On an adsorption/photocatalytic performance of nanotubular Mg3Si2O5(OH)4/TiO2 composite

A. A. Krasilin1'2, I. S. Bodalyov3, A. A. Malkov3, E. K. Khrapova2, T. P. Maslennikova4, A. A. Malygin3

1Kurnakov Institute of General and Inorganic Chemistry of the Russian Academy of Sciences, 31 Leninsky prospect, Moscow 119991, Russia

2Ioffe Institute, 26 Politekhnicheskaya street, St. Petersburg, 194021, Russia

3Saint-Petersburg State Institute of Technology, 26 Moskovskiy Prospekt, St. Petersburg 190013, Russia

4Institute of Silicate Chemistry, Russian Academy of Sciences, 2 Naberezhnaya Admirala Makarova, St. Petersburg 199034, Russia

ikrasilin@gmail.com

PACS 68.43.Mn, 82.65.+r DOI 10.17586/2220-8054-2018-9-3-410-416

Here, we study a performance of nanotubular Mg3Si2O5(OH)4/TiO2 hybrid adsorbent/photocatalyst in the process of decolorizing an aqueous solution of crystal violet. The composite material was produced by hydrothermal treatment with one or more subsequent cycles of TiCl4 treatment and vapor-phase hydrolysis according to the molecular layering technique. Decolorization was observed in situ by UV-VIS spectroscopy. It was found that TiO2 deposition yields 2 to 3 times improvement of decolorization performance. Depending on TiO2 phase type -amorphous or crystalline - this rise is related with either enhancement of adsorption rate either appearance of photocatalytic activity. Finally, fitting procedure issues in case of complex decolorization process were discussed.

Keywords: chrysotile nanotubes, titanium tetrachloride, titanium oxide, crystal violet dye, adsorption, photocatalysis, water remediation.

Received: 1 April 2018 Revised: 8 May 2018

1. Introduction

In the last few decades, wastewater remediation becomes an important problem, the disregard of which accelerates depletion of fresh water resources and ocean contamination. Heavy and textile industries provide various contaminants like heavy metal ions, organic dyes, and diverse organics [1-3]. In order to prevent the overspread of hazardous materials, a number of techniques based on adsorption (separation) [4-7] and catalytic alteration [8-12] can be applied.
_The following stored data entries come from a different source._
static int painn_backward_impl(const nq_painn_cfg* cfg, const float* params, const float* rbf_offsets, const nq_graph* graph, void* workspace,
                               size_t workspace_bytes, const float* grad_energy, const float* grad_forces, float* grad_params, void* stream,
                               bool seeded, const float* seed_x, const float* seed_vec, void* const* layer_events = nullptr) {
  if (!cfg || !graph || !workspace) return nq_fail(NQ_ERR_ARG, "null argument");
  StepPlan plan;
  NQ_TRY(recall_plan(workspace, cfg, graph, &plan));
  WsLayout W; ParamLayout P;
  NQ_TRY(check_common(cfg, graph, workspace, workspace_bytes, plan.fused, &W, &P));
  if (!params || !grad_params || !rbf_offsets) return nq_fail(NQ_ERR_ARG, "null argument");
  hipStream_t st = (hipStream_t)stream;
  float* ws = (float*)workspace;
  float* gp = grad_params;
  float* scr = ws + W.scratch;
  const NqGraphView g = view_of(graph);
  const int N = g.N, E = g.E, F = cfg->hidden_channels, R = cfg->num_rbf, H = F / 2, L = cfg->num_layers, T = cfg->num_elements;
  const size_t NF = (size_t)N * F;
  int* const rowctr0 = reinterpret_cast<int*>(ws + W.ROWCTR);
  NQ_HIP(hipMemsetAsync(rowctr0 + (size_t)2 * L * NQ_ROWCTR_INTS, 0, (size_t)3 * L * NQ_ROWCTR_INTS * sizeof(int), st));
  auto row_ctr = [&](int kind, int l) { return N >= 4096 ? rowctr0 + ((size_t)kind * L + l) * NQ_ROWCTR_INTS : (int*)nullptr; };

  const size_t NH = (size_t)N * H;
  ReadoutArgs r{};
  r.N = N; r.H = H; r.ZO = ws + W.ZO; r.TZO = ws + W.ZO + NH; r.w2 = params + P.w2; r.o2 = params + P.o2;
  r.e_atom = ws + W.e_atom; r.te_atom = ws + W.te_atom;
  if (seeded) {
    auto zero = [&](size_t off, size_t n) { return hipMemsetAsync(ws + off, 0, n * sizeof(float), st); };
    for (int l = 0; l <= L; ++l) { NQ_HIP(zero(W.X[l] + NF, NF)); NQ_HIP(zero(W.V[l] + 3 * NF, 3 * NF)); }
    for (int l = 0; l < L; ++l) {
      const WsLayer& y = W.lay[l];
      NQ_HIP(zero(y.Z1 + NF, NF)); NQ_HIP(zero(y.Hh + NF, NF)); NQ_HIP(zero(y.XH + 3 * NF, 3 * NF)); NQ_HIP(zero(y.XM + NF, NF));
      NQ_HIP(zero(y.VM + 3 * NF, 3 * NF)); NQ_HIP(zero(y.UU + 6 * NF, 6 * NF)); NQ_HIP(zero(y.S + NF, NF)); NQ_HIP(zero(y.CAT + 2 * NF, 2 * NF));
      NQ_HIP(zero(y.ZQ + NF, NF)); NQ_HIP(zero(y.Q + NF, NF)); NQ_HIP(zero(y.Y + 3 * NF, 3 * NF));
    }
    NQ_HIP(zero(W.TD, E)); NQ_HIP(zero(W.TR, 3 * (size_t)E)); NQ_HIP(zero(W.ZO + (size_t)N * H, (size_t)N * H)); NQ_HIP(zero(W.te_atom, N));
  } else {
  if (grad_forces) NQ_TRY(nq_negate(st, grad_forces, ws + W.pos_dot, 3L * N));
  else NQ_HIP(hipMemsetAsync(ws + W.pos_dot, 0, 3 * (size_t)N * sizeof(float), st));
  NQ_TRY(nq_geom_tan(st, g, graph->dst, ws + W.pos_dot, ws + W.TD, ws + W.TR));
  for (int l = 0; l < L; ++l) {
    const WsLayer& y = W.lay[l]; const MsgP& mp = P.msg[l]; const UpdP& up = P.upd[l];
    float* TZ1 = ws + y.Z1 + NF; float* TH = ws + y.Hh + NF; float* TXH = ws + y.XH + 3 * NF;
    if (plan.layer0 && l == 0) {
      NQ_HIP(hipMemsetAsync(TZ1, 0, NF * sizeof(float), st));
      NQ_HIP(hipMemsetAsync(TH, 0, NF * sizeof(float), st));
      NQ_HIP(hipMemsetAsync(TXH, 0, 3 * NF * sizeof(float), st));
    } else {
      NQ_TRY(nq_gemm_nt_dsilu(st, ws + W.X[l] + NF, params + mp.W1, TZ1, TH, ws + y.Z1, N, F, F, "W1"));
      NQ_TRY(nq_gemm_nt(st, TH, params + mp.W2, TXH, nullptr, nullptr, N, 3 * F, F, F, F, 3 * F, "W2"));
    }
    MsgArgs m{};
    m.g = g; m.F = F; m.X = ws + W.X[l]; m.V = ws + W.V[l]; m.XH = ws + y.XH; m.PHI = ws + y.PHI; m.PSI = ws + y.PSI;
    m.TX = ws + W.X[l] + NF; m.TV = ws + W.V[l] + 3 * NF; m.TXH = TXH; m.TD = ws + W.TD; m.TR = ws + W.TR;
    m.TXM = ws + y.XM + NF; m.TVM = ws + y.VM + 3 * NF;
    if (W.fused) {
      FilterArgs fa;
      nq_make_filter_args(&fa, ws + y.WRT, params + mp.br, rbf_offsets, ws + W.RW, R, cfg->cutoff, cfg->envelope_exponent, cfg->rbf_coeff, cfg->filter_mode);
      fa.row_ctr = row_ctr(2, l);
      NQ_TRY(nq_msgf_fwd(st, m, fa, true, plan.layer0 && l == 0));
    } else {
      NQ_TRY(nq_msg_fwd(st, m, true));
    }
    UpdArgs u{};
    u.N = N; u.F = F; u.XM = ws + y.XM; u.VM = ws + y.VM; u.U = ws + y.UU; u.Y = ws + y.Y; u.S = ws + y.S; u.CAT = ws + y.CAT;
    u.TXM = ws + y.XM + NF; u.TVM = ws + y.VM + 3 * NF; u.TU = ws + y.UU + 6 * NF; u.TY = ws + y.Y + 3 * NF;
    u.TS = ws + y.S + NF; u.TCAT = ws + y.CAT + 2 * NF; u.TX1 = ws + W.X[l + 1] + NF; u.TV1 = ws + W.V[l + 1] + 3 * NF;
    float* TZQ = ws + y.ZQ + NF; float* TQ = ws + y.Q + NF;
    NQ_TRY(nq_gemm_nt(st, ws + y.VM + 3 * NF, params + up.U, ws + y.UU + 6 * NF, nullptr, nullptr, 3 * N, 2 * F, F, F, F, 2 * F, "U"));
    NQ_TRY(nq_upd_a(st, u, true));
    NQ_TRY(nq_gemm_nt_dsilu(st, ws + y.CAT + 2 * NF, params + up.V1, TZQ, TQ, ws + y.ZQ, N, F, 2 * F, "V1"));
    NQ_TRY(nq_gemm_nt(st, TQ, params + up.V2, ws + y.Y + 3 * NF, nullptr, nullptr, N, 3 * F, F, F, F, 3 * F, "V2"));
    NQ_TRY(nq_upd_b(st, u, true));
  }
  NQ_TRY(nq_gemm_nt(st, ws + W.X[L] + NF, params + P.O1, ws + W.ZO + NH, nullptr, nullptr, N, H, F, F, F, H, "O1"));
  r.N = N; r.H = H; r.ZO = ws + W.ZO; r.TZO = ws + W.ZO + NH; r.w2 = params + P.w2; r.o2 = params + P.o2;
  r.e_atom = ws + W.e_atom; r.te_atom = ws + W.te_atom;
  NQ_TRY(nq_readout(st, r, 1));

  }
  if (grad_energy) NQ_TRY(nq_atom_seeds(st, grad_energy, g.atom_mol, N, ws + W.ge, ws + W.gte));
  else {
    NQ_HIP(hipMemsetAsync(ws + W.ge, 0, (size_t)N * sizeof(float), st));
    NQ_TRY(nq_atom_seeds(st, nullptr, g.atom_mol, N, ws + W.gte, nullptr));
  }
  if (seeded) NQ_HIP(hipMemsetAsync(ws + W.gte, 0, (size_t)N * sizeof(float), st));
  r.ge = ws + W.ge; r.gte = ws + W.gte; r.GZO = ws + W.GZO; r.GTZO = ws + W.GZO + NH; r.TMPW = ws + W.TMPW;
  NQ_TRY(nq_readout_rev(st, r, true));
  const bool lite = plan.lite && !seeded;
  SideStream ss;
  if (plan.gw_mode != GW_MIXED) side_stream_init(ss, st, N);
  hipStream_t sd = ss.fork();
  NQ_TRY(nq_colsum(sd, ws + W.TMPW, N, H, H, gp + P.w2, scr));
  NQ_TRY(nq_colsum(sd, ws + W.ge, N, 1, 1, gp + P.o2, scr));
  NQ_TRY(nq_gemm_tn(sd, ws + W.GZO, ws + W.X[L], gp + P.O1, 2L * N, H, F, H, F, scr, "O1", gp + P.o1, N));
  NQ_TRY(nq_gemm_nn(st, ws + W.GZO, params + P.O1, ws + W.GX, lite ? N : 2 * N, H, F, H, F, F, 0, "O1"));
  float* gv_cur = ws + W.GVa; float* gv_oth = ws + W.GVb;
  const bool top_layer = plan.top_layer && !seeded;
  if (!top_layer) NQ_HIP(hipMemsetAsync(gv_cur, 0, (lite ? 3 : 6) * NF * sizeof(float), st));
  if (seeded) {
    if (seed_x) NQ_TRY(nq_axpy(st, seed_x, ws + W.GX, (long)NF));
    if (seed_vec) NQ_HIP(hipMemcpyAsync(gv_cur, seed_vec, 3 * NF * sizeof(float), hipMemcpyDeviceToDevice, st));
  }
  float* gphi = ws + W.GPHI2; float* gpsi = gphi + (size_t)E * 3 * F;
  const bool molgw = plan.gw_mode != GW_PAIR_ROWS, mixed = plan.gw_mode == GW_MIXED;
  const int* const sched = reinterpret_cast<const int*>(ws + W.SCHED);
  const int* const n_big_pairs = sched + nq_molgw_sched_ints(E, g.B) - 1;
  if (molgw) NQ_TRY(nq_molgw_geometry(st, g, ws + W.RW, ws + W.TD, ws + W.TR, sched, ws + W.GWREC));
  if (mixed) NQ_HIP(hipMemsetAsync(ws + W.GBR, 0, 3 * NF * sizeof(float), st));
  for (int l = L - 1; l >= 0; --l) {
    const WsLayer& y = W.lay[l]; const MsgP& mp = P.msg[l]; const UpdP& up = P.upd[l];
    const bool top = top_layer && l == L - 1;
    const bool l0 = plan.layer0 && l == 0;
    float* const GYs = lite ? ws + y.LGY : ws + W.GY;
    float* const GCATs = lite ? ws + y.LGCAT : ws + W.GCAT;
    float* const GUs = lite ? ws + y.LGU : ws + W.GU;
    float* const GXHs = lite ? ws + y.LGXH : ws + W.GXH;
    float* const GQs = lite ? ws + y.LGQ : ws + W.GQ;
    float* const GHs = lite ? ws + y.LGH : ws + W.GH;
    UpdRevArgs u{};
    u.N = N; u.F = F; u.U = ws + y.UU; u.Y = ws + y.Y; u.S = ws + y.S; u.CAT = ws + y.CAT;
    u.TU = ws + y.UU + 6 * NF; u.TY = ws + y.Y + 3 * NF; u.TS = ws + y.S + NF; u.TCAT = ws + y.CAT + 2 * NF;
    u.GX = ws + W.GX; u.GTX = lite ? ws + y.LGXA : ws + W.GX + NF; u.GV = gv_cur; u.GTV = lite ? ws + y.LGVA : gv_cur + 3 * NF;
    u.GY = GYs; u.GTY = GYs + 3 * NF; u.GCAT = GCATs; u.GTCAT = GCATs + 2 * NF;
    u.GU = GUs; u.GTU = GUs + 6 * NF;
    u.lite = lite ? 1 : 0;
    ss.before_main_writes(SB_GY);
    NQ_TRY(nq_upd_rev(st, u, 1, true, top));
    sd = ss.fork();
    NQ_TRY(nq_gemm_tn(sd, GYs, ws + y.Q, gp + up.V2, 2L * N, 3 * F, F, 3 * F, F, scr, "V2", gp + up.c2, N));
    ss.read_by_side(SB_GY);
    ss.before_main_writes(SB_GQ);
    NQ_TRY(nq_gemm_nn(st, GYs, params + up.V2, GQs, lite ? N : 2 * N, top ? 2 * F : 3 * F, F, 3 * F, F, F, 0, "V2"));
    NQ_TRY(nq_silu_rev(st, ws + y.ZQ, ws + y.ZQ + NF, GQs, lite ? ws + y.LGQP : GQs + NF, (long)NF, true, lite));
    sd = ss.fork();
    NQ_TRY(nq_gemm_tn(sd, GQs, ws + y.CAT, gp + up.V1, 2L * N, F, 2 * F, F, 2 * F, scr, "V1", gp + up.c1, N));
    ss.read_by_side(SB_GQ);
    NQ_TRY(nq_gemm_nn(st, GQs, params + up.V1, GCATs, lite ? N : 2 * N, F, 2 * F, F, 2 * F, 2 * F, 0, "V1"));
    ss.before_main_writes(SB_GU);
    NQ_TRY(nq_upd_rev(st, u, 2, true, top));
    sd = ss.fork();
    NQ_TRY(nq_gemm_tn(sd, GUs, ws + y.VM, gp + up.U, 6L * N, 2 * F, F, 2 * F, F, scr, "U"));
    ss.read_by_side(SB_GU);
    NQ_TRY(nq_gemm_nn(st, GUs, params + up.U, gv_cur, lite ? 3 * N : 6 * N, 2 * F, F, 2 * F, F, F, top ? 0 : 1, "U"));
    MsgRevArgs m{};
    m.g = g; m.F = F; m.V = ws + W.V[l]; m.XH = ws + y.XH; m.PHI = ws + y.PHI; m.PSI = ws + y.PSI;
    m.TV = ws + W.V[l] + 3 * NF; m.TXH = ws + y.XH + 3 * NF; m.TD = ws + W.TD; m.TR = ws + W.TR;
    m.GX = ws + W.GX; m.GV = gv_cur; m.GTX = lite ? ws + y.LGXB : ws + W.GX + NF; m.GTV = lite ? ws + y.LGVB : gv_cur + 3 * NF;
    m.GXH = GXHs; m.GTXH = GXHs + 3 * NF; m.GV_out = gv_oth; m.GTV_out = gv_oth + 3 * NF;
    m.lite = lite ? 1 : 0;
    m.GPHI = gphi; m.GPSI = gpsi; m.GBR = ws + W.GBR;
    ss.before_main_writes(SB_GXH); ss.before_main_writes(SB_GPHI); ss.before_main_writes(SB_GBR);
    if (W.fused) {
      FilterArgs fa;
      nq_make_filter_args(&fa, ws + y.WRT, params + mp.br, rbf_offsets, ws + W.RW, R, cfg->cutoff, cfg->envelope_exponent, cfg->rbf_coeff, cfg->filter_mode);
      fa.row_ctr = row_ctr(3, l);
      m.mol_cap = plan.gw_cap;
      m.row_filter = mixed ? 1 : 0;
      NQ_TRY(nq_msgf_rev(st, m, fa, true, !molgw, l0));
      if (mixed) {
        m.row_filter = 2;
        fa.row_ctr = row_ctr(4, l);
        NQ_TRY(nq_msgf_rev(st, m, fa, true, true));
        NQ_TRY(nq_gwr_sorted(st, gphi, gpsi, ws + W.RW, reinterpret_cast<const int*>(ws + W.ORDER), E / 2, F, R, gp + mp.Wr, scr, 3, n_big_pairs));
        NQ_TRY(nq_colsum(st, ws + W.GBR, N, 3 * F, 3 * F, gp + mp.br, scr));
      }
      if (molgw)
        NQ_TRY(nq_gwr_mol(st, g, F, R, plan.gw_cap, m.XH, m.V, m.TXH, m.TV, m.GX, m.GV, m.GTX, m.GTV, sched, ws + W.GWREC, ws + W.GWPART, gp + mp.Wr, gp + mp.br, mixed, l0));
    } else {
      NQ_TRY(nq_msg_rev(st, m, true));
    }
    { float* t = gv_cur; gv_cur = gv_oth; gv_oth = t; }
    sd = ss.fork();
    if (W.fused && !molgw) NQ_TRY(nq_gwr_sorted(sd, gphi, gpsi, ws + W.RW, reinterpret_cast<const int*>(ws + W.ORDER), E / 2, F, R, gp + mp.Wr, scr));
    else if (!W.fused) NQ_TRY(nq_gemm_tn(sd, gphi, ws + W.RHO2, gp + mp.Wr, 2L * E, 3 * F, R, 3 * F, R, scr, "Wr"));
    if (cfg->rbf_type)
      NQ_TRY(nq_gemm_nn(st, gphi, params + mp.Wr, ws + W.GRHO, 2 * E, 3 * F, R, 3 * F, R, R, l == L - 1 ? 0 : 1, "Wr"));
    if (!molgw) NQ_TRY(nq_colsum(sd, ws + W.GBR, N, 3 * F, 3 * F, gp + mp.br, scr));
    NQ_TRY(nq_gemm_tn(sd, GXHs, ws + y.Hh, gp + mp.W2, l0 ? (long)N : 2L * N, 3 * F, F, 3 * F, F, scr, "W2", gp + mp.b2, N));
    ss.read_by_side(SB_GPHI); ss.read_by_side(SB_GBR); ss.read_by_side(SB_GXH);
    ss.before_main_writes(SB_GH);
    NQ_TRY(nq_gemm_nn(st, GXHs, params + mp.W2, GHs, lite ? N : 2 * N, 3 * F, F, 3 * F, F, F, 0, "W2"));
    NQ_TRY(nq_silu_rev(st, ws + y.Z1, ws + y.Z1 + NF, GHs, lite ? ws + y.LGHP : GHs + NF, (long)NF, true, lite));
    sd = ss.fork();
    NQ_TRY(nq_gemm_tn(sd, GHs, ws + W.X[l], gp + mp.W1, l0 ? (long)N : 2L * N, F, F, F, F, scr, "W1", gp + mp.b1, N));
    ss.read_by_side(SB_GH);
    NQ_TRY(nq_gemm_nn(st, GHs, params + mp.W1, ws + W.GX, lite ? N : 2 * N, F, F, F, F, F, 1, "W1"));
    if (layer_events && layer_events[L - 1 - l]) NQ_HIP(hipEventRecord((hipEvent_t)layer_events[L - 1 - l], ss.on ? ss.side : st));
  }
  ss.join();
  NQ_TRY(nq_embed_grad(st, g.z, ws + W.GX, N, F, T, gp + P.emb, scr));
  if (cfg->rbf_type) {
    NQ_TRY(nq_rbf_param_grad(st, g.geom, E, R, cfg->cutoff, cfg->envelope_exponent, rbf_offsets, cfg->rbf_type, params + P.basis, ws + W.GRHO, ws + W.BCON));
    if (cfg->rbf_type == 1) NQ_TRY(nq_colsum(st, ws + W.BCON, E, R, R, gp + P.basis, scr));
    else NQ_TRY(nq_colsum(st, ws + W.BCON, (long)E * R, 1, 1, gp + P.basis, scr));
  }
  return NQ_OK;
}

The problem is that several pollutants can be present in the wastewater simultaneously, and a remediating agent which possesses only one instrument for purification, will not always be capable of handling them simultaneously.

Here, we study a combination of adsorption performance of synthetic Mg3 Si2O5(OH)4 chrysotile nanotubes with photocatalytic action of TiO2. The nanotubes can be synthesized by hydrothermal method using various crystalline and amorphous initial components [13-17]. Flexible capabilities of chemical composition tuning - for example, by introducing various d-elements like Ni [18-20], Co [21], Fe [22-24] - and synthesis conditions allows to control surface properties (active sites) and area [25]. Hydroxyl groups reached surface together with the inner channel make chrysotile nanotubes favorable for adsorption and immobilization of various molecules [26-28] and heavy metal ions of Pb, Cd, Sr, and Nd [29-32].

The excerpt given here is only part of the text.